James Mesterharm, Co-Lead, AlixPartners
James Mesterharm,
Co-Lead,
AlixPartners
Becky Roof, Managing Director, AlixPartners
Becky Roof,
Managing Director,
AlixPartners

The history of Eastman Kodak Company is well known to many: Founded in Rochester, NY in 1880 by George Eastman, a self-taught inventor who first developed a successful formulation for gelatin-based dry plates, the company helped pioneer the nascent field of photography. The now-iconic Kodak name was registered as a trademark in 1888, and over the course of the next 125 years, the company introduced notable products such as the Kodak Brownie camera, Kodachrome film (celebrated in a hit 1970s song by Paul Simon), the Kodak Instamatic camera and the Kodak Fun Saver one-time-use camera, as well as gold-standard motion picture film beginning in the 1920s. Kodak was also highly regarded for its research capabilities and was a prolific filer and holder of patents, conceiving many “firsts” in image capture, including the world’s first digital camera in 1976 and thousands of additional patents in various related fields. It’s no wonder that Kodak’s global employment peaked at 144,000 in 1988, and revenues exceeded $13 billion in 2003, as the brand and related trademarks were registered in 160 countries around the globe.

But the digital revolution, competition and other factors hit Kodak hard, as the world took to carrying smartphones in their pockets rather than traditional film cameras around their necks. To try to cope, Kodak in the early 2000s commenced a transformation to become a smaller company, focusing itself only on digital imaging opportunities.
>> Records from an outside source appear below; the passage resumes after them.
static int rope_fq_launch(const uint16_t *q, const uint16_t *k, const uint16_t *cos, const uint16_t *sin, uint16_t *q_out, uint16_t *k_out,
                          uint8_t *q_out8, uint8_t *k_out8, long B, long S, long Hq, long Hk, long D, long q_row_stride, long k_row_stride,
                          const qt_format *fmt_q, const qt_format *fmt_k, bool need_values, const uint16_t *v, uint8_t *vt8, long v_sb, long v_sh,
                          long v_sk, const qt_format *fmt_v, void *stream, const qt_format *inner_q = nullptr, const qt_format *inner_k = nullptr) {
    if (B * S * D == 0) return QT_OK;
    if ((inner_q && inner_q->kind != QT_FMT_FP_SAT) || (inner_k && inner_k->kind != QT_FMT_FP_SAT) || ((inner_q || inner_k) && !cos)) return QT_ERR_BAD_ARG;
    if (!q || !k || (need_values && !cos) || (cos == nullptr) != (sin == nullptr) || !fmt_q || !fmt_k || B < 0 || S < 0 || Hq < 0 || Hk < 0)
        return QT_ERR_BAD_ARG;
    if (need_values ? (!q_out || !k_out) : (!q_out8 || !k_out8 || (q_out == nullptr) != (k_out == nullptr))) return QT_ERR_BAD_ARG;
    if (fmt_q->kind != QT_FMT_FP_SAT || fmt_k->kind != QT_FMT_FP_SAT) return QT_ERR_BAD_ARG;
    if (D % 16 || (((uintptr_t)q | (uintptr_t)k | (uintptr_t)cos | (uintptr_t)sin | (uintptr_t)q_out | (uintptr_t)k_out) & 15u))
        return QT_ERR_UNALIGNED;
    if (q_row_stride < Hq * D || k_row_stride < Hk * D || (q_row_stride | k_row_stride) % 8) return QT_ERR_BAD_ARG;
    if (((uintptr_t)q_out8 | (uintptr_t)k_out8) & 7u) return QT_ERR_UNALIGNED;
    if ((q_out8 && !qt_fp8_code(fmt_q)) || (k_out8 && !qt_fp8_code(fmt_k))) return QT_ERR_BAD_ARG;
    RopeFqArgs aq{{q, q_out, cos, sin, B, S, Hq, D, (size_t)(B * S * Hq * D / 8), q_row_stride / 8}, *fmt_q, q_out8, qt_fp8_code(fmt_q) == 2 ? 1 : 0,
                  inner_q ? 1 : 0, inner_q ? *inner_q : qt_format{}, nullptr, nullptr};
    RopeFqArgs ak{{k, k_out, cos, sin, B, S, Hk, D, (size_t)(B * S * Hk * D / 8), k_row_stride / 8}, *fmt_k, k_out8, qt_fp8_code(fmt_k) == 2 ? 1 : 0,
                  inner_k ? 1 : 0, inner_k ? *inner_k : qt_format{}, nullptr, nullptr};
    if (Hq * D / 8 > 0xFFFFFFFFl || Hk * D / 8 > 0xFFFFFFFFl || B > 0x7FFFFFFFl || S > 0x7FFFFFFFl) return QT_ERR_BAD_ARG;
    const long nv_max = (Hq > Hk ? Hq : Hk) * D / 8;
    const unsigned tpb = nv_max >= 256 || nv_max < 1 ? 1u : (unsigned)(256 / nv_max);
    size_t blocks = ((size_t)B * (size_t)S + tpb - 1) / tpb;
    if (blocks > 256 * 64) blocks = 256 * 64;
    hipStream_t st = (hipStream_t)stream;
    if (!v) {
        rope_fq_kernel<<<(unsigned)blocks, 256, 0, st>>>(aq, ak, tpb);
        return qt_launch_status();
    }
    if (!vt8 || !qt_fp8_code(fmt_v) || (D != 64 && D != 128) || S % 128 != 0 || B * Hk > 65535) return QT_ERR_BAD_ARG;
    if ((((uintptr_t)v | (uintptr_t)vt8) & 15u) || ((v_sb | v_sh | v_sk) & 7)) return QT_ERR_UNALIGNED;
    ValueArgs av{v, vt8, v_sb, v_sh, v_sk, S, (int)Hk, (int)(S / 128), *fmt_v};
    const unsigned total = (unsigned)blocks + (unsigned)(B * Hk * (S / 128));
    const bool ve5 = qt_fp8_code(fmt_v) == 2;
    if (D == 128) {
        const bool codes = aq.y8 && ak.y8 && !aq.inner && !ak.inner && !aq.map && !ak.map;
        if (codes && !ve5) rope_fq_value_kernel<false, 128, true><<<total, 256, 0, st>>>(aq, ak, av, (unsigned)blocks, tpb);
        else if (ve5) rope_fq_value_kernel<true, 128><<<total, 256, 0, st>>>(aq, ak, av, (unsigned)blocks, tpb);
        else rope_fq_value_kernel<false, 128><<<total, 256, 0, st>>>(aq, ak, av, (unsigned)blocks, tpb);
    } else {
        const bool codes = aq.y8 && ak.y8 && !aq.inner && !ak.inner && !aq.map && !ak.map;
        if (codes && !ve5) rope_fq_value_kernel<false, 64, true><<<total, 256, 0, st>>>(aq, ak, av, (unsigned)blocks, tpb);
        else if (ve5) rope_fq_value_kernel<true, 64><<<total, 256, 0, st>>>(aq, ak, av, (unsigned)blocks, tpb);
        else rope_fq_value_kernel<false, 64><<<total, 256, 0, st>>>(aq, ak, av, (unsigned)blocks, tpb);
    }
    return qt_launch_status();
}

int qt_rope_fq_bf16(const uint16_t *q, const uint16_t *k, const uint16_t *cos, const uint16_t *sin, uint16_t *q_out,
                    uint16_t *k_out, uint8_t *q_out8, uint8_t *k_out8, long B, long S, long Hq, long Hk, long D,
                    long q_row_stride, long k_row_stride, const qt_format *fmt_q, const qt_format *fmt_k, void *stream) {
    return rope_fq_launch(q, k, cos, sin, q_out, k_out, q_out8, k_out8, B, S, Hq, Hk, D, q_row_stride, k_row_stride, fmt_q, fmt_k, true, nullptr,
                          nullptr, 0, 0, 0, nullptr, stream);
}

int qt_rope_fq_value(const uint16_t *q, const uint16_t *k, const uint16_t *cos, const uint16_t *sin, uint16_t *q_out, uint16_t *k_out,
                     uint8_t *q_out8, uint8_t *k_out8, long B, long S, long Hq, long Hk, long D, long q_row_stride, long k_row_stride,
                     const qt_format *fmt_q, const qt_format *fmt_k, const uint16_t *v, uint8_t *vt8, long v_stride_b, long v_stride_h,
                     long v_stride_k, const qt_format *fmt_v, void *stream) {
    return rope_fq_launch(q, k, cos, sin, q_out, k_out, q_out8, k_out8, B, S, Hq, Hk, D, q_row_stride, k_row_stride, fmt_q, fmt_k, false, v, vt8,
                          v_stride_b, v_stride_h, v_stride_k, fmt_v, stream);
}

static bool map_format_ok(const qt_format *fmt, const uint16_t *map) {
    return fmt && map && fmt->kind == QT_FMT_LUT && (fmt->p1 & 1) && (((uintptr_t)map) & 15u) == 0;
}

int qt_rmsnorm_map_bf16(const uint16_t *x, const uint16_t *residual, const uint16_t *weight, uint16_t *sum, uint16_t *y, long rows, long cols,
                        float eps, const qt_format *fmt, const uint16_t *map, int quantize_sum, void *stream) {
    if (rows * cols == 0) return QT_OK;
    if (!x || !weight || !y || rows < 0 || cols < 0 || (residual != nullptr) != (sum != nullptr) || !map_format_ok(fmt, map)) return QT_ERR_BAD_ARG;
    if (cols % 8 || cols > (long)kNormThreads * kNormMaxVec * 8 ||
        (((uintptr_t)x | (uintptr_t)residual | (uintptr_t)weight | (uintptr_t)sum | (uintptr_t)y) & 15u))
        return QT_ERR_UNALIGNED;
    hipStream_t st = (hipStream_t)stream;
    const int nvec = (int)(cols / 8);
    const float inv = 1.0f / (float)cols;
    if (residual) launch_rms<3, true, 0>((unsigned)rows, nvec, st, (const uint4 *)x, (const uint4 *)weight, (uint4 *)y, nvec, inv, eps, nullptr, *fmt, (const uint4 *)residual, (uint4 *)sum, NormExtra{}, quantize_sum ? 3 : 0, qt_format{}, map);
    else launch_rms<3, false, 0>((unsigned)rows, nvec, st, (const uint4 *)x, (const uint4 *)weight, (uint4 *)y, nvec, inv, eps, nullptr, *fmt, nullptr, nullptr, NormExtra{}, 0, qt_format{}, map);
    return qt_launch_status();
}

int qt_silu_mul_map_bf16(const uint16_t *gate, const uint16_t *up, uint16_t *y, size_t rows, size_t cols, size_t gate_row_stride,
                         size_t up_row_stride, const qt_format *fmt, const uint16_t *map, void *stream) {
    if (rows * cols == 0) return QT_OK;
    if (!gate || !up || !y || !map_format_ok(fmt, map)) return QT_ERR_BAD_ARG;
    if (cols % 8 || gate_row_stride % 8 || up_row_stride % 8 || gate_row_stride < cols || up_row_stride < cols ||
        (((uintptr_t)gate | (uintptr_t)up | (uintptr_t)y) & 15u))
        return QT_ERR_UNALIGNED;
    const size_t nvec = rows * cols / 8;
    size_t blocks = (nvec + 255) / 256;
    if (blocks > 256 * 32) blocks = 256 * 32;
    silu_mul_map_kernel<<<(unsigned)blocks, 256, 0, (hipStream_t)stream>>>((const uint4 *)gate, (const uint4 *)up, (uint4 *)y, nvec, *fmt, map, cols / 8,
                                                                          gate_row_stride / 8, up_row_stride / 8);
    return qt_launch_status();
}

int qt_rope_map_bf16(const uint16_t *q, const uint16_t *k, const uint16_t *cos, const uint16_t *sin, uint16_t *q_out, uint16_t *k_out, long B,
                     long S, long Hq, long Hk, long D, long q_row_stride, long k_row_stride, const qt_format *fmt, const uint16_t *map,
                     int inner_q, int inner_k, void *stream) {
    if (B * S * D == 0) return QT_OK;
    if (!q || !k || !cos || !sin || !q_out || !k_out || B < 0 || S < 0 || Hq < 0 || Hk < 0 || !map_format_ok(fmt, map)) return QT_ERR_BAD_ARG;
    if (D % 16 || (((uintptr_t)q | (uintptr_t)k | (uintptr_t)cos | (uintptr_t)sin | (uintptr_t)q_out | (uintptr_t)k_out) & 15u))
        return QT_ERR_UNALIGNED;
    if (q_row_stride < Hq * D || k_row_stride < Hk * D || (q_row_stride | k_row_stride) % 8) return QT_ERR_BAD_ARG;
    if (Hq * D / 8 > 0xFFFFFFFFl || Hk * D / 8 > 0xFFFFFFFFl || B > 0x7FFFFFFFl || S > 0x7FFFFFFFl) return QT_ERR_BAD_ARG;
    RopeFqArgs aq{{q, q_out, cos, sin, B, S, Hq, D, (size_t)(B * S * Hq * D / 8), q_row_stride / 8}, *fmt, nullptr, 0, inner_q ? 1 : 0, qt_format{}, map, nullptr};
    RopeFqArgs ak{{k, k_out, cos, sin, B, S, Hk, D, (size_t)(B * S * Hk * D / 8), k_row_stride / 8}, *fmt, nullptr, 0, inner_k ? 1 : 0, qt_format{}, map, nullptr};
    const long nv_max = (Hq > Hk ? Hq : Hk) * D / 8;
    const unsigned tpb = nv_max >= 256 || nv_max < 1 ? 1u : (unsigned)(256 / nv_max);
    size_t blocks = ((size_t)B * (size_t)S + tpb - 1) / tpb;
    if (blocks > 256 * 64) blocks = 256 * 64;
    rope_fq_kernel<<<(unsigned)blocks, 256, 0, (hipStream_t)stream>>>(aq, ak, tpb);
    return qt_launch_status();
}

Operating actions, such as the sale of non-core assets and the closures of excess capacity, had reduced its workforce from approximately 64,000 employees in 2003 to approximately 17,000 at the end of 2011. Kodak also aggressively monetized its own formidable digital imaging patent portfolio through licensing arrangements, which generated over $3 billion in income and infringement settlements.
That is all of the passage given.